There are more sophisticated theories of human motivation, and of ethics, than those prevalent in AI research. We might be tempted to install one in AI systems. That would be a mistake: the best theories are much more complex but still radically inadequate, and would almost certainly produce monsters even less predictable than ones with known objective functions. It would also risk creating moral subjects—machines with rights. Unless we could ensure their welfare, which we can’t, we’d have no business doing that.

The intuition that already-deployed AIs are not yet human enough to be monstrous, so Scary AI is still years or decades in the future, may be catastrophically complacent. The AI we have now is already dangerous; irrational; unintelligible; inhuman; unnatural; overwhelmingly powerful; and simultaneously repulsive and attractive.

Alignment” may be critically important if we accidentally create Monstrous AI, and attempting to restrain it is our only hope. Otherwise, “getting machines to do what we want” is called “engineering.” My general approach to life applies an engineering mindset to traditionally philosophical problems. I believe that is likely to be the best approach to AI safety. Later in this book, I suggest applying conventional software safety engineering methods, rejecting the notion that AI is a special case.

As John von Neumann put it in “Can we survive technology?” in 1955:

What safeguard remains? Apparently only day-to-day—or perhaps year-to-year—opportunistic measures, a long sequence of small, correct decisions. And this is not surprising. After all, the crisis is due to the rapidity of progress, to the probable further acceleration thereof, and to the reaching of certain critical relationships. … Under present conditions it is unreasonable to expect a novel cure-all. … Any attempt to find automatically safe channels for the present explosive variety of progress must lead to frustration. The only safety possible is relative, and it lies in an intelligent exercise of day-to-day judgment … To ask in advance for a complete recipe would be unreasonable. We can specify only the human qualities required: patience, flexibility, intelligence.

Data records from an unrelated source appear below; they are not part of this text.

# EveryVoiceTTS/EveryVoice

Measured on AMD Instinct MI355X. Metric: hifigan_v1_infer_audio_samples_per_sec, higher is better.
Workload: dtype bf16; 1 GPU; HiFiGAN-V1 generator inference, mel[32,80,768] -> wav[32,1,196608] per GPU, 1 replica(s), upstream N(0,0.01) init, weight norm folded; global_batch=32, frames=768, parallelism=replicas x1

## Files before the change

### everyvoice_amd/csrc/common.h

```cpp
#pragma once

#include <hip/hip_runtime.h>
#include <stdint.h>

#include <cstdio>
#include <cstdlib>
#include <string>

#include "evmi.h"

namespace evmi {

constexpr int kMaxDevices = 16;
inline int device_slot() {
  int d = 0;
  if (hipGetDevice(&d) != hipSuccess || d < 0 || d >= kMaxDevices) return 0;
  return d;
}


void set_error(const std::string& msg);
int fail(int code, const std::string& msg);

#define EVMI_HIP_CHECK(expr)                                                                   \
  do {                                                                                         \
    hipError_t _e = (expr);                                                                    \
    if (_e != hipSuccess) {                                                                    \
      return ::evmi::fail(EVMI_ERR_HIP, std::string(#expr) + ": " + hipGetErrorString(_e));    \
    }                                                                                          \
  } while (0)

#define EVMI_LAUNCH_CHECK(what)                                                                \
  do {                                                                                         \
    hipError_t _e = hipGetLastError();                                                         \
    if (_e != hipSuccess) {                                                                    \
      return ::evmi::fail(EVMI_ERR_HIP, std::string(what) + " launch: " + hipGetErrorString(_e)); \
    }                                                                                          \
  } while (0)

constexpr int kMaxLdsKernels = 256;
inline int ensure_dynamic_lds(const void* kernel, size_t bytes) {
  struct Record { const void* kernel; size_t bytes; };
  static thread_local Record records[kMaxDevices][kMaxLdsKernels];
  static thread_local int n_records[kMaxDevices] = {};
  int d = -1;
  if (hipGetDevice(&d) != hipSuccess || d >= kMaxDevices) d = -1;
  Record* r = nullptr;
  if (d >= 0) {
    for (int i = 0; i < n_records[d] && !r; ++i)
      if (records[d][i].kernel == kernel) r = &records[d][i];
    if (r && bytes <= r->bytes) return EVMI_OK;
  }
  const hipError_t e = hipFuncSetAttribute(kernel, hipFuncAttributeMaxDynamicSharedMemorySize, (int)bytes);
  if (e != hipSuccess)
    return fail(EVMI_ERR_HIP, "hipFuncSetAttribute(MaxDynamicSharedMemorySize, " + std::to_string(bytes) + "): " + hipGetErrorString(e));
  if (r) r->bytes = bytes;
  else if (d >= 0 && n_records[d] < kMaxLdsKernels) records[d][n_records[d]++] = Record{kernel, bytes};
  return EVMI_OK;
}

template <typename... Params, typename... Args>
inline int launch_with_lds(void (*kernel)(Params...), dim3 grid, dim3 block, size_t lds, hipStream_t stream, Args&&... args) {
  if (int rc = ensure_dynamic_lds((const void*)kernel, lds)) return rc;
  hipLaunchKernelGGL(kernel, grid, block, lds, stream, static_cast<Args&&>(args)...);
  return EVMI_OK;
}

inline int env_int(const char* name, int dflt) {
  const char* e = getenv(name);
  return e ? atoi(e) : dflt;
}
inline bool env_set(const char* name) { return getenv(name) != nullptr; }

typedef __bf16 bf16_t;
typedef __bf16 bf16x8 __attribute__((ext_vector_type(8)));
typedef __bf16 bf16x4 __attribute__((ext_vector_type(4)));
typedef float f32x16 __attribute__((ext_vector_type(16)));
typedef float f32x4 __attribute__((ext_vector_type(4)));
typedef unsigned int u32x4 __attribute__((ext_vector_type(4)));

__device__ __forceinline__ float lrelu(float v, float slope) { return v > 0.f ? v : v * slope; }

__device__ __forceinline__ u32x4 swap_quads_bf16(u32x4 d) {
  const auto r0 = __builtin_amdgcn_permlane32_swap(d[0], d[2], false, false);
  const auto r1 = __builtin_amdgcn_permlane32_swap(d[1], d[3], false, false);
  u32x4 o;
  o[0] = r0[0];
  o[2] = r0[1];
  o[1] = r1[0];
  o[3] = r1[1];
  return o;
}
__device__ __forceinline__ unsigned pack_bf16x2(float lo, float hi) {
  typedef __bf16 bf16x2_t __attribute__((ext_vector_type(2)));
  bf16x2_t pk;
  pk[0] = (bf16_t)lo;
  pk[1] = (bf16_t)hi;
  return __builtin_bit_cast(unsigned, pk);
}
__device__ __forceinline__ float bf16_lo(unsigned d) { return __builtin_bit_cast(float, d << 16); }
__device__ __forceinline__ float bf16_hi(unsigned d) { return __builtin_bit_cast(float, d & 0xffff0000u); }
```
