int32_t snesimage_create(const uint8_t *rgba, uint32_t w, uint32_t h, uint32_t sub_count, uint32_t sub_size, uint32_t flags, int32_t device, snesimage_ctx **out) {
    if (!rgba || !out) return fail(SNES_ERR_ARG, "null pointer");
    *out = nullptr;
    if (w != 256) return fail(SNES_ERR_ARG, "image width must be 256 (tile stride is fixed at 32, lib.rs:58)");
    if (h < 8 || h > 256 || (h % 8) != 0) return fail(SNES_ERR_ARG, "image height must be a multiple of 8 in [8,256]");
    if (sub_count < 1 || sub_size < 1 || sub_count > 253 || sub_size > 253 || sub_count * sub_size > 253) return fail(SNES_ERR_ARG, "sub_count*sub_size must be in [1,253]");
    const bool backdrop = (flags & SNES_BACKDROP) != 0;
    if (backdrop && (sub_size > 15 || sub_count * (sub_size + 1) > 253)) return fail(SNES_ERR_ARG, "with SNES_BACKDROP sub_size must be at most 15 and sub_count*(sub_size+1) at most 253");
    if (device < 0) return fail(SNES_ERR_ARG, "device must be a HIP device ordinal >= 0 (this library has no CPU path)");
    int ndev = 0;
    HIPCHK(hipGetDeviceCount(&ndev));
    if (device >= ndev) return fail(SNES_ERR_ARG, "no such HIP device");
    HIPCHK(hipSetDevice(device));
    snesimage_ctx *c = new snesimage_ctx();
    c->backdrop = backdrop; c->user_size = sub_size;
    if (backdrop) sub_size += 1;
    c->device = device; c->W = w; c->H = h; c->sub_count = sub_count; c->sub_size = sub_size; c->flags = flags; c->ncol = (int)(sub_count * sub_size);
    c->dither = flags & SNES_DITHER; c->perceptual = flags & SNES_PERCEPTUAL; c->nes = flags & SNES_NES;
    c->npx = (size_t)w * h;
    c->K = make_blur_constants();
    if (const char *e = getenv("SNES_CHUNK")) { int v = atoi(e); if (v > 0) c->chunk = (uint32_t)v; }
    if (const char *e = getenv("SNES_LANES")) { int v = atoi(e); if (v >= 1 && v <= 8) c->nlanes = (uint32_t)v; }
    c->sp.enabled = true;
    if (const char *e = getenv("SNES_SPARSE")) c->sp.enabled = c->sp.enabled && atoi(e) != 0;
    if (const char *e = getenv("SNES_BASE_STREAM")) c->sp.side = atoi(e) != 0;
    if (const char *e = getenv("SNES_LPT")) c->sp.lpt = atoi(e) != 0;
    if (const char *e = getenv("SNES_DOWN1")) c->sp.down1 = atoi(e) != 0;
    if (const char *e = getenv("SNES_DITHER4")) c->dither4 = atoi(e) != 0;
    if (const char *e = getenv("SNES_DITHERW")) c->ditherw = atoi(e) != 0;
    if (const char *e = getenv("SNES_DITHER_AHEAD")) c->sp.ahead.on = atoi(e) != 0;
    if (const char *e = getenv("SNES_DITHER_REC")) c->dither_rec = atoi(e) != 0;
    if (const char *e = getenv("SNES_DITHER4_MAX")) { int v = atoi(e); if (v >= 0) c->dither4_max = (uint32_t)v; }
    if (const char *e = getenv("SNES_DOWN1_GRID")) { int v = atoi(e); if (v >= 64) c->sp.down1_grid = (uint32_t)v; }
    if (const char *e = getenv("SNES_VSPLIT")) c->sp.vsplit = atoi(e) != 0;
    if (const char *e = getenv("SNES_DOWN_TILES")) c->sp.down_tiles = atoi(e) != 0;
    if (const char *e = getenv("SNES_V0_ASIDE")) c->sp.v0_aside = atoi(e) != 0;
    if (const char *e = getenv("SNES_VN_ASIDE")) c->sp.vn_aside = atoi(e) != 0;
    if (const char *e = getenv("SNES_H0_GRID")) { int v = atoi(e); if (v >= 16) c->sp.h0_grid = (uint32_t)v; }
    if (const char *e = getenv("SNES_H0_MIN")) { int v = atoi(e); if (v >= 0) c->sp.h0_min = (uint32_t)v; }
    if (const char *e = getenv("SNES_TILES_GRID")) { int v = atoi(e); if (v >= 64) c->sp.tiles_grid = (uint32_t)v; }
    if (const char *e = getenv("SNES_SCAN4_MAX")) { int v = atoi(e); if (v >= 0) c->sp.scan4_max = (uint32_t)v; }
    if (const char *e = getenv("SNES_H2Q_MAX")) { int v = atoi(e); if (v >= 0) c->sp.h2q_max = (uint32_t)v; }
    if (const char *e = getenv("SNES_HGRID")) { int v = atoi(e); if (v >= 1) c->sp.hgrid = (uint32_t)v; }
    if (const char *e = getenv("SNES_SPARSE_MIN")) { int v = atoi(e); if (v >= 1) c->sp.min_n = (uint32_t)v; }
    if (const char *e = getenv("SNES_DEDUP")) c->sp.dedup = atoi(e) != 0;
    if (const char *e = getenv("SNES_WEIGHT_MASK")) c->sp.weight_mask = atoi(e) != 0;
    if (const char *e = getenv("SNES_H_PLANES")) c->sp.h_planes = atoi(e) != 0;
    if (const char *e = getenv("SNES_V2_PAIR")) c->sp.v2_pair = atoi(e) != 0;
    if (const char *e = getenv("SNES_H_FORMS")) { int v = atoi(e); if (v >= 0 && v <= 7) c->sp.h_forms = (uint32_t)v; }
    if (const char *e = getenv("SNES_DEBUG_POISON")) c->sp.debug_poison = atoi(e) != 0;
    if (const char *e = getenv("SNES_DEDUP_MIN")) { int v = atoi(e); if (v >= 1) c->sp.dedup_min = (uint32_t)v; }
    Geom &G = c->G;
    G.W = (int)w; G.H = (int)h; G.nscales = 0;
    int P2 = 8;
    while (P2 < (int)h) P2 *= 2;
    for (int s = 0; s < kMaxScales; s++) {
        if (s > 0 && (G.sw[s - 1] < 8 || G.th[s - 1] < 8)) break;
        G.sw[s] = (int)w >> s; G.th[s] = s == 0 ? (int)h : (G.th[s - 1] + 1) / 2; G.sh[s] = s == 0 ? (int)h : P2 >> s; G.nscales = s + 1;
    }
    long long off = 0, soff = 0;
    for (int s = 0; s < G.nscales; s++) {
        long long N = (long long)G.sw[s] * G.sh[s];
        G.src_off[s] = soff; soff += 3 * N;
        if (s >= 1) { G.off_xyb[s] = off; off += 3 * N; G.off_xybT[s] = off; off += 3 * N; } else { G.off_xyb[s] = 0; G.off_xybT[s] = 0; }
        G.off_hout[s] = off; off += 9 * N;
    }
    G.cand_stride = off;
    for (int s = 0; s < G.nscales; s++) if ((G.sw[s] % 64) == 0 && (G.th[s] % 64) == 0 && G.th[s] == G.sh[s]) c->fast_mask |= 1 << s;
    if (const char *e = getenv("SNES_NO_FAST")) { if (atoi(e)) c->fast_mask = 0; }
    c->src_floats = (size_t)soff;

    int32_t rc = SNES_OK;
    auto body = [&]() -> int32_t {
        HIPCHK(hipStreamCreateWithFlags(&c->own_stream, hipStreamNonBlocking));
        c->stream = c->own_stream;
        HIPCHK(hipMalloc(&c->d_orig, c->npx * 4));
        HIPCHK(hipMalloc(&c->d_tile_pal, 1024));
        HIPCHK(hipMalloc(&c->d_colors, 3 * 256));
        HIPCHK(hipMalloc(&c->d_map, c->npx));
        HIPCHK(hipMalloc(&c->d_pack, c->npx * 8));
        HIPCHK(hipMalloc(&c->d_packT, c->npx * 8));
        HIPCHK(hipMalloc(&c->d_packC4, c->npx * 8));
        HIPCHK(hipMalloc(&c->d_packR4, c->npx * 8));
        if (c->dither) { HIPCHK(hipMalloc(&c->d_subC4, c->npx)); HIPCHK(hipMalloc(&c->d_subR4, c->npx)); }
        HIPCHK(hipMalloc(&c->d_eotf, 256 * 4));
        HIPCHK(hipMalloc(&c->d_lab_eotf, 256 * 4));
        HIPCHK(hipMalloc(&c->d_pal_rgb8, 256 * 4));
        HIPCHK(hipMalloc(&c->d_pal_lin, 256 * 3 * 4));
        HIPCHK(hipMalloc(&c->d_pal_xyb, 256 * 3 * 4));
        HIPCHK(hipMalloc(&c->d_pal_lab, 256 * 3 * 4));
        HIPCHK(hipMalloc(&c->d_lin0, c->npx * 3 * 4));
        HIPCHK(hipMalloc(&c->d_img1, c->src_floats * 4));
        HIPCHK(hipMalloc(&c->d_img1T, c->src_floats * 4));
        HIPCHK(hipMalloc(&c->d_mu1, c->src_floats * 4));
        HIPCHK(hipMalloc(&c->d_sd1, c->src_floats * 4));
        HIPCHK(hipMalloc(&c->d_a1, c->src_floats * 4));
        HIPCHK(hipMalloc(&c->d_a1R4, c->src_floats * 4));
        HIPCHK(hipMalloc(&c->d_r1, c->src_floats * 8));
        HIPCHK(hipMalloc(&c->d_r1R4, c->src_floats * 8));
        HIPCHK(hipMalloc(&c->d_img1C4, c->src_floats * 4));
        HIPCHK(hipMalloc(&c->d_mu1R4, c->src_floats * 4));
        HIPCHK(hipMalloc(&c->d_sd1R4, c->src_floats * 4));
        if (c->perceptual) { HIPCHK(hipMalloc(&c->d_labpx, c->npx * 3 * 4)); HIPCHK(hipMalloc(&c->d_labpxT, c->npx * 3 * 4)); }
        c->d_target = c->d_orig; c->d_labpx_t = c->d_labpx; c->d_labpxT_t = c->d_labpxT;
        HIPCHK(hipMalloc(&c->d_inc_err, sizeof(double)));
        HIPCHK(hipMalloc(&c->d_scratch_err, sizeof(double)));
        HIPCHK(hipMalloc(&c->d_last, sizeof(StepResult)));
        HIPCHK(hipMalloc(&c->d_dummy_cand, 64));
        HIPCHK(hipMemsetAsync(c->d_dummy_cand, 0, 64, c->stream));
        HIPCHK(hipMemsetAsync(c->d_last, 0, sizeof(StepResult), c->stream));
        HIPCHK(hipMemcpyAsync(c->d_orig, rgba, c->npx * 4, hipMemcpyHostToDevice, c->stream));
        HIPCHK(hipMemsetAsync(c->d_tile_pal, 0, 1024, c->stream));
        HIPCHK(hipMemsetAsync(c->d_colors, 0, 3 * 256, c->stream));
        HIPCHK(hipMemsetAsync(c->d_map, 0, c->npx, c->stream));
        c->h_orig.assign(rgba, rgba + c->npx * 4);
        make_eotf_tables(c->h_eotf, c->h_lab_eotf);
        HIPCHK(hipMemcpyAsync(c->d_eotf, c->h_eotf, sizeof(c->h_eotf), hipMemcpyHostToDevice, c->stream));
        HIPCHK(hipMemcpyAsync(c->d_lab_eotf, c->h_lab_eotf, sizeof(c->h_lab_eotf), hipMemcpyHostToDevice, c->stream));
        HIPCHK(hipStreamSynchronize(c->stream));
        CHECK(ensure_cand_capacity(c, 64));
        if (c->backdrop) {
            unsigned long long sum[3] = {0, 0, 0}, cnt = 0;
            for (size_t px = 0; px < c->npx; px++)
                if (rgba[4 * px + 3] != 0) { sum[0] += rgba[4 * px]; sum[1] += rgba[4 * px + 1]; sum[2] += rgba[4 * px + 2]; cnt++; }
            uint8_t b[3] = {0, 0, 0};
            if (cnt) for (int ch = 0; ch < 3; ch++) b[ch] = (uint8_t)(((sum[ch] + cnt / 2) / cnt) >> 3);
            if (c->nes) { uint8_t raw[3] = {b[0], b[1], b[2]}; host_new_nes_only(raw, c->perceptual, c->h_lab_eotf, b); }
            CHECK(write_backdrop(c, b));
        }
        return SNES_OK;
    };
// ... 4 lines not shown
}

  1. 1.Psychology and philosophy both have enormous literatures on motivation and on moral reasoning. Diverse schools within each offer incompatible theories, none of which are broadly accepted. Our understanding in this area consists mainly of pre-scientific intuitions and unsystematic observations.
  2. 2.See the unfinished “Mission” chapter in Meaningness. “Post-rational nihilism” is a common, dire consequence of trying to find your ultimate purpose and failing—as eventually you must. This tweet thread summarizes the problem.
  3. 3.See “You are accountable for reasonableness” in In the Cells of the Eggplant.
  4. 4.Coherent Extrapolated Volition” at LessWrong.
  5. 5.A. V. Turchin-Bogemsky, “AI Alignment Problem: ‘Human Values’ don’t Actually Exist.”
  6. 6.These are, I think, also all inconvenient characteristics of ourselves that we want to deny, and so project onto imaginary monsters instead. See my “We are all monsters,” from which I took this list.
  7. 7.See “The Spanish Inquisition” in The Eggplant; and Paul N. Edwards’ The Closed World.